I collezionsiti importanti tendono sempre più spesso ad aprire proprie fondazioni/musei privati sospendendo di conseguenza i prestiti di opere. Qualcuno per sopravvivere vende all'asta i "gioielli di famiglia". Ma non solo sofferenze economiche: le forti pressioni mediatiche in termini di "correttezza" stanno mettendo a dura prova molti progetti già avviati e tutti cercano di trovare comunque nuovi assetti culturali.
ANTONIO RIELLO
Due esempi? Di pochi giorni fa la dichiarazione del direttore della National Gallery, Gabriele Finaldi, che dice con chiarezza che anche la NG deve iniziare ad affrontare seriamente il "Black Lives Matter".
Il British Museum, da parte sua, deve fare i conti (non semplice cosa) con Mr Hans Sloane il cui lascito diede vita, nel 1753, al Museo stesso. Sloane (Sì, Sloane Square prende nome proprio da lui) era un abbiente medico londinese che si arricchì con le piantagioni Giamaicane di canna da zucchero, dove lavoravano molti schiavi africani. Il Direttore, Hartwig Fischer, per il momento si è limitato a rimuovere in una teca seminascosta il busto in terracotta di Sloane che fino a poche settimane fa campeggiava pomposamente nel grande atrio.
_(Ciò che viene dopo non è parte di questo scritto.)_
int build_sparse_program(ovqe_handle h) {
    h->sp_tried = true;
    h->sp_valid = false;
    if (!h->opt_sparse || !h->opt_table_fusion || !h->opt_real_mode || h->n_global != 0 || h->n_local > 40) return OVQE_OK;
    if (!h->prog_set || !h->ham.set || h->K <= 0) return OVQE_OK;
    for (const SmallRot &sr : h->rots)
        if (!(sr.ny & 1)) return OVQE_OK;
    for (const SmallOp &op : h->sops)
        if (op.kind != OP_TAB || op.count > 127) return OVQE_OK;
    const int MAXM = 4096;
    std::unordered_map<uint64_t, int> id;
    std::vector<uint64_t> S;
    auto get = [&](uint64_t a) {
        auto it = id.find(a);
        if (it != id.end()) return it->second;
        const int k = (int)S.size();
        id.emplace(a, k);
        S.push_back(a);
        return k;
// ... 49 lines not shown
            if (d == 0.0) continue;
            SpEntry e;
            e.ij = (uint32_t)k | ((uint32_t)kb << 12);
            e.pad = 0;
            e.c = x ? 2.0 * d : d;
            entries.push_back(e);
            if (entries.size() > (size_t)16 << 20) return OVQE_OK;
        }
    }
    SparsePlan plan;
    {
        std::vector<PlanOp> pops;
        for (const SpOp &so : ops) pops.push_back({so.first, so.npairs});
        plan_sparse_program(m, pops, pairs, h->opt_sparse_renumber != 0, &plan);
    }
    pairs.swap(plan.pairs);
    const int mp = plan.mp, hf_slot = plan.slot[0];
    h->sp_conflicts_before = plan.conflicts_discovery;
    h->sp_conflicts_after = plan.conflicts;
    for (SpEntry &e : entries) e.ij = (uint32_t)plan.slot[e.ij & 0xfffu] | ((uint32_t)plan.slot[(e.ij >> 12) & 0xfffu] << 12);
    arrange_entries(entries);
    std::vector<uint64_t> rows;
    h->sp_nrows4 = 0;
    const int ntab_all = (int)h->srots.size();
    std::vector<SmallRot> prim;
    std::vector<int> prim_of((size_t)ntab_all, -1);
    std::vector<uint8_t> prim_neg((size_t)ntab_all, 0);
    {
        std::unordered_map<uint64_t, std::vector<int>> by_param;
        for (int e = 0; e < ntab_all; ++e) {
            const SmallRot &sr = h->srots[e];
            std::vector<int> &cand = by_param[(uint64_t)(uint32_t)sr.pidx];
            for (int p : cand)
                if (std::fabs(prim[p].coeff) == std::fabs(sr.coeff) && prim[p].phi0 == 0.0 && sr.phi0 == 0.0) {
                    prim_of[e] = p;
                    prim_neg[e] = (prim[p].coeff < 0) != (sr.coeff < 0);
                    break;
                }
            if (prim_of[e] < 0) {
                prim_of[e] = (int)prim.size();
                cand.push_back((int)prim.size());
                prim.push_back(sr);
            }
        }
    }
    const int nprim = (int)prim.size();
// ... 3 lines not shown
            return (uint64_t)((uint32_t)(mp + lane) * 8u) | ((uint64_t)((uint32_t)(mp + 32 + lane) * 8u) << 16) |
                   ((uint64_t)((uint32_t)nprim * 16u) << 32);
        };
        size_t at = 0;
        for (const SpOp &so : ops)
            for (int c0 = 0; c0 < so.npairs; c0 += 32)
                for (int lane = 0; lane < 32; ++lane) {
                    const RowLane &rl = plan.rows[at++];
                    const uint64_t slots = (uint64_t)(rl.si * 8u) | ((uint64_t)(rl.sj * 8u) << 16);
                    if (rl.pair < 0) {
                        rows.push_back(slots | ((uint64_t)((uint32_t)nprim * 16u) << 32));
                        continue;
                    }
                    const uint32_t pw = pairs[(size_t)rl.pair], ent = (uint32_t)so.tab0 + (pw >> 25);
                    const bool neg = ((pw >> 24) & 1u) != (uint32_t)prim_neg[ent];
                    rows.push_back(slots | ((uint64_t)((uint32_t)prim_of[ent] * 16u) << 32) | (neg ? (1ull << 63) : 0ull));
                }
        const int nrows = (int)(rows.size() / 32);
        const int nrows4 = (nrows + 3) & ~3;
        for (int r = nrows; r < nrows4 + 4; ++r)
            for (int lane = 0; lane < 32; ++lane) rows.push_back(pad_word(lane));
        h->sp_nrows4 = nrows4;
        h->sp_nprim = nprim;
    }
    std::vector<uint64_t> rows64;
    h->sp_nrows8 = 0;
    if (h->opt_sparse_rows && (size_t)(mp + 128) * 8 < 65536 && (size_t)(nprim + 1) * 16 < 65536) {
        auto pad_word = [&](int lane) {
            return (uint64_t)((uint32_t)(mp + lane) * 8u) | ((uint64_t)((uint32_t)(mp + 64 + lane) * 8u) << 16) |
                   ((uint64_t)((uint32_t)nprim * 16u) << 32);
        };
        size_t at = 0;
        for (const SpOp &so : ops) {
            const int nch = (so.npairs + 31) / 32;
            for (int c = 0; c < nch; c += 2) {
                const int halves = std::min(2, nch - c);
                uint32_t ent0 = (uint32_t)nprim;
                for (int l = 0; l < 32 * halves; ++l)
                    if (plan.rows[at + l].pair >= 0) {
                        ent0 = (uint32_t)prim_of[(uint32_t)so.tab0 + (pairs[(size_t)plan.rows[at + l].pair] >> 25)];
                        break;
                    }
                for (int hh = 0; hh < 2; ++hh)
                    for (int l = 0; l < 32; ++l) {
                        if (hh >= halves) {
                            rows64.push_back((pad_word(32 + l) & 0xffffffffull) | ((uint64_t)(ent0 * 16u) << 32));
// ... 34 lines not shown
            ei[e] = entries[e].ij & 0xfffu;
            ej[e] = (entries[e].ij >> 12) & 0xfffu;
            ec[e] = entries[e].c;
        }
        const size_t state_bytes = (size_t)((mp + 64 + 1) & ~1) * sizeof(double);
        for (int k = 0; k < 2 && h->sp_pack_inst < 0; ++k) {
            const SharedInstance &I = SHARED_INSTANCES[k];
            const int nt = 64 * I.nw;
            if (entries.size() > (size_t)nt * I.ept || state_bytes > (size_t)I.sstride) continue;
            OwnerPack P;
            if (!pack_owner_pieces(ei, ej, ec, mp, nt, I.rpt, I.epr, &P)) continue;
            hpack.resize(P.c.size() * sizeof(double) + (P.oj.size() + P.oi.size()) * sizeof(uint16_t));
            std::memcpy(hpack.data(), P.c.data(), P.c.size() * sizeof(double));
            std::memcpy(hpack.data() + P.c.size() * sizeof(double), P.oj.data(), P.oj.size() * sizeof(uint16_t));
            std::memcpy(hpack.data() + P.c.size() * sizeof(double) + P.oj.size() * sizeof(uint16_t), P.oi.data(), P.oi.size() * sizeof(uint16_t));
            h->sp_pack_inst = k;
            h->sp_h_pieces = P.pieces;
            h->sp_h_rpt = I.rpt;
            h->sp_h_epr = I.epr;
            const PackCycles pc = pack_cycles(P);
            h->sp_cycles[2] = pc.slot_reads + pc.owner_reads;
        }
    }
    int rc = upload(h, h->d_sp_ops, ops.data(), ops.size() * sizeof(SpOp));
    if (!rc && h->sp_pack_inst >= 0) rc = upload(h, h->d_sp_hpack, hpack.data(), hpack.size());
    if (!rc && h->sp_nrows4) rc = upload(h, h->d_sp_rows, rows.data(), rows.size() * sizeof(uint64_t));
    if (!rc && (h->sp_nrows4 || h->sp_nrows8)) rc = upload(h, h->d_sp_prim, prim.data(), prim.size() * sizeof(SmallRot));
    if (!rc && h->sp_nrows8) rc = upload(h, h->d_sp_rows64, rows64.data(), rows64.size() * sizeof(uint64_t));
    if (!rc) rc = upload(h, h->d_sp_pairs, pairs.data(), pairs.size() * sizeof(uint32_t));
    if (!rc) rc = upload(h, h->d_sp_entries, entries.data(), entries.size() * sizeof(SpEntry));
    if (rc) return rc;
    h->sp_m = m;
    h->sp_mp = mp;
    h->sp_hf = hf_slot;
    h->sp_nops = (int)ops.size();
    h->sp_nent = (int)entries.size();
    h->sp_npairs = (int64_t)pairs.size();
    h->sp_valid = true;
    return OVQE_OK;
}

Alla fine, l'annullamento della mostra di Guston è un paradosso basato sulla paura e l'insicurezza delle potenti istituzioni museali anglosassoni. Non si fidano delle proprie performances culturali e sono spaventate dal giudizio che il popolo dei social ne potrebbe dare. Quello che questi organismi più temono è di non riuscire a comunicare alla "gente comune" il "giusto messaggio".
E invece è proprio da queste sfide - magari difficili - che dovrebbero trarre oggi la loro principale ragion d'essere: informare in ogni caso e contestualizzare correttamente. "Far capire" appunto, e non essere ambiguamente paternalistici. Proprio quello che Godfrey lamenta nel suo sfogo sulla Tate.
E che anche la stampa britannica in questi giorni sottolinea (tra tutti David Aaronovitch sul Times e Kenny Schachter sull' Observer).
philip guston the street 1977
Il pensare che la gente comune, malgrado sia stata bene informata, non capisca - o peggio "non possa capire" - nasce in fondo proprio dalla stessa radice di arroganza culturale colonialista (e razzista) che molti attivisti vorrebbero tanto, con ogni mezzo, cercare di combattere.